- _TASK OBJECTIVE_
Where the line with "int launch_render_forward_regions(const das3r_raster_args" appears below, start writing out lines exactly, and finish with the line with "int launch_tile_lpt(char *img, const", which is included; write out nothing else.

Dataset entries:
· · · · · · ·

template <int EL, int NCH, bool FIRST, typename KT, bool DEFER = false>
__global__ void __launch_bounds__(K4_BS(NCH), (NCH >= 16 ? K4_STEP_WAVES_LONG : NCH >= 8 ? K4_STEP_WAVES_MID : NCH == 5 ? K4_STEP_WAVES_5 : K4_STEP_WAVES)) k4k_align_step(K4AlignArgs a, int step, const uint32_t* __restrict__ in_ids,
                                                      const uint64_t* __restrict__ in_rows,
                                                      const uint32_t* __restrict__ in_count, uint32_t* __restrict__ out_ids,
                                                      uint64_t* __restrict__ out_rows, uint32_t* __restrict__ out_count) {
  extern __shared__ uint64_t lds[];
  constexpr int NW = NCH + 1;
  const int tid = threadIdx.x;
  const int lane = tid & 63;
  K4Lane<NCH> ln;
  ln.rd = lds + tid;
  ln.ded = reinterpret_cast<uint32_t*>(lds + 2 * NW * K4_BS(NCH)) + tid;
  ln.memo = lds + 2 * NW * K4_BS(NCH) + (K4_DEDUP_CAP * K4_BS(NCH)) / 2 + tid;
  uint64_t* ent_l = lds + 2 * NW * K4_BS(NCH) + (K4_DEDUP_CAP * K4_BS(NCH)) / 2 + 2 * K4_BS(NCH);
  uint32_t* sup_l = reinterpret_cast<uint32_t*>(ent_l + 2 * K4_LDS_ENTRIES);
  ln.ent = ent_l;
  ln.sup = sup_l;
  for (int q = tid; q < K4_SUP_WORDS; q += K4_BS(NCH)) sup_l[q] = a.ix.excsup[q];
  if (a.ix.n_entries <= K4_LDS_ENTRIES)
    for (int q = tid; q < (int)a.ix.n_entries; q += K4_BS(NCH)) {
      ent_l[q] = a.ix.ent_start[q];
      ent_l[K4_LDS_ENTRIES + q] = a.ix.ent_end[q];
    }
  __syncthreads();
  uint64_t* col = lds + tid;
  uint32_t n_lookup = 0, n_probe = 0, n_cand = 0, n_slow = 0, n_bases = 0, n_done = 0;
  const int64_t count = (FIRST && !(DEFER && in_ids != nullptr)) ? a.n_reads : (int64_t)*in_count;
  const int64_t stride = (int64_t)gridDim.x * K4_BS(NCH);
  uint32_t ch_cur = 0, ch_left = 0;
  const bool from_list = !FIRST || (DEFER && in_ids != nullptr);
  const bool may_defer = DEFER && FIRST && in_ids == nullptr && a.defer_ids != nullptr;
  uint32_t dch_cur = 0, dch_left = 0;
  for (int64_t jb = (int64_t)blockIdx.x * K4_BS(NCH) + (tid & ~63); jb < count; jb += stride) {
    const int64_t j = jb + lane;
    bool active = j < count;
    int64_t i = 0;
    if (active) {
      i = from_list ? (int64_t)in_ids[j] : j;
      if (from_list && (uint32_t)i == K4_NO_READ) active = false;
    }
    bool slow = false, survive = false, deferred = false;
    int ext_from = -1;
    if (active) {
      const int len = (int)a.lens[i];
      const K4ReadParams rp = k4d_read_params(a, len);
      bool skip = false;
      if (FIRST) {
        if (!from_list) {
          n_done++;
          n_bases += (uint32_t)len;
        }
        uint32_t fl = 0, n_ns = 0;
        if (len < 1 || len > 32 * NCH || len > K4_MAX_FAST_READ_LEN) {
          fl = K4_RF_TOOLONG;
          if (a.mode == 1) {
            const uint8_t* src = a.reads + a.offs[i];
            for (int q = 0; q < len; q++) {
              uint32_t b = src[q] & 7;
              if (b == 4) n_ns++; else if (b > 4) fl |= K4_RF_INVALID;
            }
          }
        } else
          fl = k4d_pack_read<NCH>(a.reads + a.offs[i], len, col, n_ns);
        if (a.mode == 1) {
          int max_ns = 0;
          if (a.kp.max_ns) max_ns = max((len * a.kp.max_ns) / 100, a.kp.max_ns);
          if ((fl & K4_RF_INVALID) || (int)n_ns > max_ns) {
            k4_read_result r = {K4_HR_SEQERRS, 0, 0, 0, K4_NAR_NS, 0};
            a.rr[i] = r;
            if (!a.sparse_hits)
              for (int q = 0; q < a.max_hits; q++) *reinterpret_cast<uint4*>(&a.hits[i * a.max_hits + q]) = make_uint4(0, 0, 0, 0);
            skip = true;
          }
        }
        slow = fl != 0 && !skip;
        if (((a.mode == 1 && a.kp.pe_mode == 4) || a.best) && !skip) slow = true;
      } else {
        const uint64_t* row = in_rows + (int64_t)j * K4_ROW_WORDS(NCH);
        {
          const k4_u64x2_a8 mv = *reinterpret_cast<const k4_u64x2_a8*>(row + 2 * NCH);
          ln.memo[0] = mv.x; ln.memo[K4_BS(NCH)] = mv.y;
        }
        uint64_t rw[2 * NCH];
#pragma unroll
        for (int c = 0; c < NCH; c++) {
          const k4_u64x2_a8 v = *reinterpret_cast<const k4_u64x2_a8*>(row + 2 * c);
          rw[2 * c] = v.x; rw[2 * c + 1] = v.y;
        }
#pragma unroll
        for (int c = 0; c < NCH; c++) {
          col[c * K4_BS(NCH)] = rw[c];
          col[(NW + c) * K4_BS(NCH)] = rw[NCH + c];
        }
        col[NCH * K4_BS(NCH)] = 0;
        col[(NW + NCH) * K4_BS(NCH)] = 0;
      }
      if (!skip && (rp.core_len < 1 || rp.max_hits < 1 || rp.max_hits > a.max_hits)) slow = true;
      if (!skip && !slow) {
        int n_esc = 0;
        if (rp.tot_mm > 0)
          for (; n_esc <= rp.tot_mm; n_esc++)
            if (len / (n_esc + rp.mm_delta) <= rp.core_len) break;
        const bool has_final = rp.tot_mm > 0 ? n_esc <= rp.tot_mm : true;
        const int n_phases = n_esc + (has_final ? 1 : 0);
        int allow, cl, delta;
        if (step < n_esc) { allow = step; cl = len / (step + rp.mm_delta); delta = cl; }
        else { allow = rp.tot_mm; cl = rp.core_len; delta = rp.core_delta; }
        k4_hit* hits = a.hits + i * a.max_hits;
        int inst = 0, low = 0, nxt = 0;
        const uint32_t c0 = n_lookup, c1 = n_probe, c2 = n_cand;
        if (FIRST) { ln.memo[0] = K4_MEMO_NONE; ln.memo[K4_BS(NCH)] = K4_MEMO_NONE; }
        int rslt = k4d_lcm_fast<EL, NCH, KT, FIRST>(a, ln, len, allow, cl, delta, rp, &inst, &low, &nxt, hits, n_lookup, n_probe, n_cand, DEFER && may_defer);
        if (rslt == K4_NEED_SLOW) {
          slow = true;
          n_lookup = c0; n_probe = c1; n_cand = c2;
        }
        else if (DEFER && rslt == K4_DEFER) {
          deferred = true;
          n_lookup = c0; n_probe = c1; n_cand = c2;
        }
        else if (rslt == 0 && step + 1 >= n_phases && a.ext_on) { slow = true; ext_from = n_phases; }
        else if (rslt != 0 || step + 1 >= n_phases) k4d_finalize(a, i, len, rp, rslt, inst, low, nxt);
        else survive = true;
      }
      if (slow) {
        k4d_push_slow(a, i, ext_from >= 0 ? ext_from : step);
        n_slow++;
      }
    }
    if (FIRST && DEFER) {
      const unsigned long long dm = __ballot(deferred);
      const uint32_t dcnt = (uint32_t)__popcll(dm);
      if (dcnt) {
        if (dcnt > dch_left) {
          for (uint32_t q = lane; q < dch_left; q += 64) a.defer_ids[dch_cur + q] = K4_NO_READ;
          uint32_t base = 0;
          if (lane == 0) base = atomicAdd(&a.ctl[K4_CTL_DEFER], (uint32_t)K4_CHUNK);
          dch_cur = __shfl(base, 0, 64);
          dch_left = K4_CHUNK;
        }
        if (deferred) a.defer_ids[dch_cur + (uint32_t)__popcll(dm & ((1ull << lane) - 1ull))] = (uint32_t)i;
        dch_cur += dcnt;
        dch_left -= dcnt;
      }
    }
    const unsigned long long m = __ballot(survive);
    const uint32_t cnt = (uint32_t)__popcll(m);
    if (cnt) {
      if (cnt > ch_left) {
        for (uint32_t q = lane; q < ch_left; q += 64) out_ids[ch_cur + q] = K4_NO_READ;
        uint32_t base = 0;
        if (lane == 0) base = atomicAdd(out_count, (uint32_t)K4_CHUNK);
        ch_cur = __shfl(base, 0, 64);
        ch_left = K4_CHUNK;
      }
      if (survive) {
        const uint32_t slot = ch_cur + (uint32_t)__popcll(m & ((1ull << lane) - 1ull));
        out_ids[slot] = (uint32_t)i;
        uint64_t* row = out_rows + (int64_t)slot * K4_ROW_WORDS(NCH);
#pragma unroll
        for (int c = 0; c < NCH; c++) {
          k4_u64x2_a8 v;
          const int w0 = 2 * c, w1 = 2 * c + 1;
          v.x = w0 < NCH ? col[w0 * K4_BS(NCH)] : col[(NW + w0 - NCH) * K4_BS(NCH)];
          v.y = w1 < NCH ? col[w1 * K4_BS(NCH)] : col[(NW + w1 - NCH) * K4_BS(NCH)];
          *reinterpret_cast<k4_u64x2_a8*>(row + 2 * c) = v;
        }
        {
          k4_u64x2_a8 mv;
          mv.x = ln.memo[0]; mv.y = ln.memo[K4_BS(NCH)];
          *reinterpret_cast<k4_u64x2_a8*>(row + 2 * NCH) = mv;
        }
      }
      ch_cur += cnt;
      ch_left -= cnt;
    }
  }
  for (uint32_t q = lane; q < ch_left; q += 64) out_ids[ch_cur + q] = K4_NO_READ;
  if (FIRST && DEFER)
    for (uint32_t q = lane; q < dch_left; q += 64) a.defer_ids[dch_cur + q] = K4_NO_READ;
  {
    unsigned long long v[6] = {n_done, n_lookup, n_probe, n_cand, n_slow, n_bases};
#pragma unroll
    for (int q = 0; q < 6; q++) {
      unsigned long long x = v[q];
      for (int d = 32; d > 0; d >>= 1) x += __shfl_down(x, d, 64);
      if (lane == 0 && x) atomicAdd(&a.counters[q], x);
    }
  }
}
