constexpr int COLOUR_WGS_PER_CU = 4;
struct SideStream {
    hipStream_t stream;
    hipEvent_t fork, join;
    int colour_blocks;
};
int launch_preprocess(const das3r_raster_args *a, const das3r_raster_in *in, int32_t *radii, char *geom, char *img, char *binning_ctrl,
                      size_t binning_ctrl_bytes, const Layout &L, unsigned long long *arrive, uint32_t *host_out, uint32_t tag,
                      hipStream_t s, const EmitArgs *emit, uint32_t *dhist, uint32_t *dhist_next, bool aa ,
                      const SideStream *side = nullptr);
int launch_sh_colour(const das3r_raster_args *a, const das3r_raster_in *in, char *geom, const Layout &L, const SideStream *side);
int launch_mark_visible(int P, const float *means3D, const float *viewmatrix, uint8_t *present, hipStream_t s);
int launch_depth_sort(int P, char *geom, const Layout &L, int part, char *binning_ctrl, size_t binning_ctrl_bytes, bool debug, hipStream_t s);
int launch_scan(int P, char *geom, const Layout &L, uint32_t *host_out, uint32_t tag, bool debug, hipStream_t s, bool index_order = false);
int launch_scan_emit(int P, int64_t cap, const int32_t *radii, char *geom, char *binning, const Layout &L, uint32_t *host_out, uint32_t tag,
                     bool debug, hipStream_t s, bool index_order = false);
// ... 12 lines not shown
        x = PreXform{p->xyz, p->rot, p->scaling, p->opacity_raw, p->conf_flat, p->mask_index, p->R, p->t, p->Lq};
    }
    return x;
}
int launch_render_forward_regions(const das3r_raster_args *a, float *out_color, char *geom, char *binning, char *img, const Layout &L, const LocalBin &lb,
                                  hipStream_t s, float *out_invdepth, float4 *dckpt);
int launch_tile_lpt(char *img, const Layout &L, uint32_t cap, bool debug, hipStream_t s);
int launch_list_skew(const char *img, const char *binning, const char *geom, const Layout &L, uint32_t cap, uint32_t last_g, uint32_t *mailbox_words, uint32_t tag,
                     bool debug, hipStream_t s);
int launch_render_forward_slices(const das3r_raster_args *a, float *out_color, char *geom, char *binning, char *img, const Layout &L, const LocalBin &lb,
                                 hipStream_t s);
int launch_render_forward_lanes(const das3r_raster_args *a, float *out_color, char *geom, char *binning, char *img, const Layout &L,
                                const LocalBin &lb, hipStream_t s, float *out_invdepth, float4 *dckpt);
int launch_render_forward_rows(const das3r_raster_args *a, float *out_color, char *geom, char *binning, char *img, const Layout &L,
                               const LocalBin &lb, hipStream_t s, float *out_invdepth, float4 *dckpt);
int launch_render_backward_mfma(const das3r_raster_args *a, const float *dL_dpix, char *geom, char *binning, char *img, const Layout &L,
                                float *partial, hipStream_t s);
size_t stream_scratch_bytes(int64_t capacity);
int launch_render_backward_stream(const das3r_raster_args *a, const float *dL_dpix, char *geom, char *binning, char *img, const Layout &L,
                                  float *scratch, hipStream_t s);
int launch_render_backward_scan(const das3r_raster_args *a, const float *dL_dpix, char *geom, char *binning, char *img, const Layout &L,
                                float *partial, const BwdChoice &c, hipStream_t s);
int launch_render_backward_blk(const das3r_raster_args *a, const float *dL_dpix, char *geom, char *binning, char *img, const Layout &L,
                               float *partial, const BwdChoice &c, hipStream_t s);
int launch_render_backward_regions(const das3r_raster_args *a, const float *dL_dpix, char *geom, char *binning, char *img, const Layout &L,
                               float *partial, const BwdChoice &c, hipStream_t s);
constexpr int LOCAL_MAX = 1024;
bool grid_is_resident(int nblocks);
bool use_onesweep();
bool use_tight_rect();
int launch_binning(int P, int64_t I, int W, int H, const int32_t *radii, char *geom, char *binning, char *img, const Layout &L,
                   bool fused_scan, uint32_t *host_late, uint32_t tag, bool debug, hipStream_t s, uint32_t **dead_keys = nullptr,
                   uint32_t *emit_slot = nullptr ,
                   uint32_t *seg_host_flag = nullptr, uint32_t seg_flag_value = 0 );
int launch_segment_sort(int64_t cap, const uint32_t *n_ptr, const uint32_t *keys_final, int fbits, uint32_t *point_list, uint32_t *slot_list,
                        const uint32_t *depth_key, uint32_t last_g, uint32_t *scratch_keys, uint32_t *host_flag, uint32_t flag_value, bool debug,
                        hipStream_t s, int dbits, uint2 *ranges, const uint32_t *err, uint32_t *host_late, uint32_t tag, uint32_t inject);
int launch_render_forward(const das3r_raster_args *a, const float *colors_precomp, float *out_color, char *geom, char *binning,
                          char *img, const Layout &L, const LocalBin &lb, hipStream_t s, float *out_invdepth ,
                          float4 *dckpt );
int launch_depth_pass_inputs(int P, int npix, const char *geom, const Layout &L, char *binning, const float *dL_dinvdepth, hipStream_t s, bool debug);
int launch_depth_fold(int P, const char *geom, const Layout &L, float *partial, const float *partial_depth, float *dz, hipStream_t s, bool debug);
size_t focal_workspace_bytes(int P);
int launch_focal_grad(const das3r_raster_args *a, const das3r_raster_in *in, const char *geom, const Layout &L, const float *partial, bool quad_rows,
                      bool aa , float *sums , float *per_splat , float *workspace, hipStream_t s);
static inline const uint8_t *quad_rows_exist(const float *partial, const Layout &L, bool quad_rows) {
    const size_t cap_rows = L.capacity > 0 ? (size_t)L.capacity : 1;
    return quad_rows ? reinterpret_cast<const uint8_t *>(partial) + align_up(cap_rows * 4 * 12 * sizeof(float)) : nullptr;
}
int launch_render_backward(const das3r_raster_args *a, const float *dL_dpix, char *geom, char *binning, char *img, const Layout &L,
                           float *partial, hipStream_t s, bool *quad_rows, int64_t num_rendered, uint32_t fwd_flags );
int launch_render_aux_forward(int P, int W, int H, int C, const float *feat, float *out, const char *geom, const char *binning, const char *img,
                              const Layout &L, int64_t num_rendered, bool debug, hipStream_t s);
int launch_render_aux_adjoint(int P, int W, int H, int C, const float *dL_dout, float *dL_dfeat, int accumulate, float *partial, const char *geom,
                              const char *binning, const char *img, const Layout &L, int64_t num_rendered, bool debug, hipStream_t s);
int launch_aux_gather(int P, int C, const float *partial, float *dL_dfeat, const char *geom, const Layout &L, bool debug, hipStream_t s);
int launch_render_aux_backward(int P, int W, int H, int C, const float *feat, const float *dL_dout, const float *dL_dalpha, float *partial,
                               float *partial_f, const char *geom, const char *binning, const char *img, const Layout &L, bool debug, hipStream_t s);
int launch_count_live_pairs(const das3r_raster_args *a, char *geom, char *binning, char *img, const Layout &L, unsigned long long *out, hipStream_t s);
int launch_preprocess_backward(const das3r_raster_args *a, const das3r_raster_in *in, char *geom, char *binning, const Layout &L,
                               const das3r_raster_grads *g, const float *partial, hipStream_t s, bool quad_rows, const float *dz ,
                               bool aa );
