__global__ __launch_bounds__(256) void piece_setup_kernel(uint8_t* __restrict__ text, uint32_t data_off, uint32_t data_len,
                                                          const uint8_t* __restrict__ prev_text,
                                                          const TextSummary* __restrict__ prev_sum, uint32_t first_skip,
                                                          int eof, TextSummary* __restrict__ sum,
                                                          unsigned long long* __restrict__ state, unsigned n_state) {
    __shared__ unsigned best;
    const int tid = threadIdx.x;
    if (blockIdx.x > 0) {
        for (size_t k = (size_t)(blockIdx.x - 1) * 256 + tid; k < n_state; k += (size_t)(gridDim.x - 1) * 256) state[k] = 0ull;
        return;
    }
    unsigned tail_prev = 0, prev_end = 0;
    if (prev_sum) {
        tail_prev = prev_sum->tail_len;
        prev_end = prev_sum->text_off + prev_sum->text_len;
    }
    if (tail_prev > kTextCarryMax || tail_prev > data_off) {
        if (tid == 0) sum->carry_overflow = 1;
        tail_prev = 0;
    }
    for (unsigned k = tid; k < tail_prev; k += 256) text[data_off - tail_prev + k] = prev_text[prev_end + k];
    const unsigned off = data_off - tail_prev + (prev_sum ? 0u : min(first_skip, data_len));
    unsigned end = data_off + data_len;
    if (tid == 0) best = 0;
    __syncthreads();
    const unsigned lo = end - off > kTextCarryMax ? end - kTextCarryMax : off;
    unsigned mine = 0;
    for (unsigned p = lo + tid; p < end; p += 256)
        if (text[p] == '\n') mine = p + 1;
    atomicMax(&best, mine);
    __syncthreads();
    if (tid == 0) {
        unsigned last = best;
        if (eof && end > off && last != end) {
            text[end] = '\n';
            last = ++end;
        }
        if (last == 0) {
            sum->text_off = off;
            sum->text_len = 0;
            sum->tail_len = end - off;
            if (end - off > kTextCarryMax) sum->carry_overflow = 1;
        } else {
            sum->text_off = off;
            sum->text_len = last - off;
            sum->tail_len = end - last;
        }
    }
}

template <bool BAM>
__global__ __launch_bounds__(256) void append_rows_kernel(int32_t* __restrict__ ds, int32_t* __restrict__ de,
                                                          uint8_t* __restrict__ dq, uint8_t* __restrict__ dt,
                                                          int32_t* __restrict__ da, int32_t* __restrict__ db,
                                                          const int32_t* __restrict__ ss, const int32_t* __restrict__ se,
                                                          const uint8_t* __restrict__ sq, const uint8_t* __restrict__ st,
                                                          const int32_t* __restrict__ sa, const int32_t* __restrict__ sb,
                                                          size_t n) {
    const size_t stride = (size_t)gridDim.x * blockDim.x;
    for (size_t i = (size_t)blockIdx.x * blockDim.x + threadIdx.x; i < n; i += stride) {
        ds[i] = __builtin_nontemporal_load(ss + i);
        de[i] = __builtin_nontemporal_load(se + i);
        dq[i] = __builtin_nontemporal_load(sq + i);
        dt[i] = __builtin_nontemporal_load(st + i);
        if (BAM) {
            da[i] = __builtin_nontemporal_load(sa + i);
            db[i] = __builtin_nontemporal_load(sb + i);
        }
    }
}

}

void append_rows_launch(hipStream_t s, int32_t* dst_start, int32_t* dst_end, uint8_t* dst_mapq, uint8_t* dst_strand,
                        int32_t* dst_r1s, int32_t* dst_r1e, const int32_t* src_start, const int32_t* src_end,
                        const uint8_t* src_mapq, const uint8_t* src_strand, const int32_t* src_r1s, const int32_t* src_r1e,
                        size_t n) {
    if (!n) return;
    const unsigned blocks = (unsigned)std::min<size_t>((n + 255) / 256, 4096);
    if (dst_r1s)
        hipLaunchKernelGGL(append_rows_kernel<true>, dim3(blocks), dim3(256), 0, s, dst_start, dst_end, dst_mapq, dst_strand,
                           dst_r1s, dst_r1e, src_start, src_end, src_mapq, src_strand, src_r1s, src_r1e, n);
    else
        hipLaunchKernelGGL(append_rows_kernel<false>, dim3(blocks), dim3(256), 0, s, dst_start, dst_end, dst_mapq, dst_strand,
                           dst_r1s, dst_r1e, src_start, src_end, src_mapq, src_strand, src_r1s, src_r1e, n);
}

size_t textparse_scratch_bytes(size_t text_bytes) {
    return ((text_bytes + kTextCarryMax + 64) / kTextBlockBytes + 4) * sizeof(unsigned long long);
}

void textparse_launch_inflated(hipStream_t s, uint8_t* d_text, uint32_t data_off, uint32_t data_len,
                               const uint8_t* prev_text, const TextSummary* prev_sum, uint32_t first_skip, bool eof, bool bed6,
                               void* d_scratch, size_t max_lines, int32_t* d_start, int32_t* d_end, uint8_t* d_mapq,
                               uint8_t* d_strand, TextSummary* d_sum) {
    const size_t n_max = (size_t)kTextCarryMax + data_len + 32;
    const unsigned n_blocks = (unsigned)((n_max + kTextBlockBytes - 1) / kTextBlockBytes);
    unsigned long long* state = static_cast<unsigned long long*>(d_scratch);
    const unsigned zero_blocks = std::min(64u, (n_blocks + 1 + 255) / 256);
    hipLaunchKernelGGL(piece_setup_kernel, dim3(1 + zero_blocks), dim3(256), 0, s, d_text, data_off, data_len, prev_text, prev_sum,
                       first_skip, eof ? 1 : 0, d_sum, state, n_blocks + 1);
    hipLaunchKernelGGL(lines_rows_kernel, dim3(n_blocks), dim3(kT), 0, s, d_text, (size_t)0, state, n_blocks, max_lines,
                       bed6 ? 1 : 0, d_start, d_end, d_mapq, d_strand, d_sum, 1);
}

· · · · · · ·

- _SOLUTION BELOW_
int launch_render_forward_regions(const das3r_raster_args *a, float *out_color, char *geom, char *binning, char *img, const Layout &L, const LocalBin &lb,
                                  hipStream_t s, float *out_invdepth, float4 *dckpt);
int launch_tile_lpt(char *img, const Layout &L, uint32_t cap, bool debug, hipStream_t s);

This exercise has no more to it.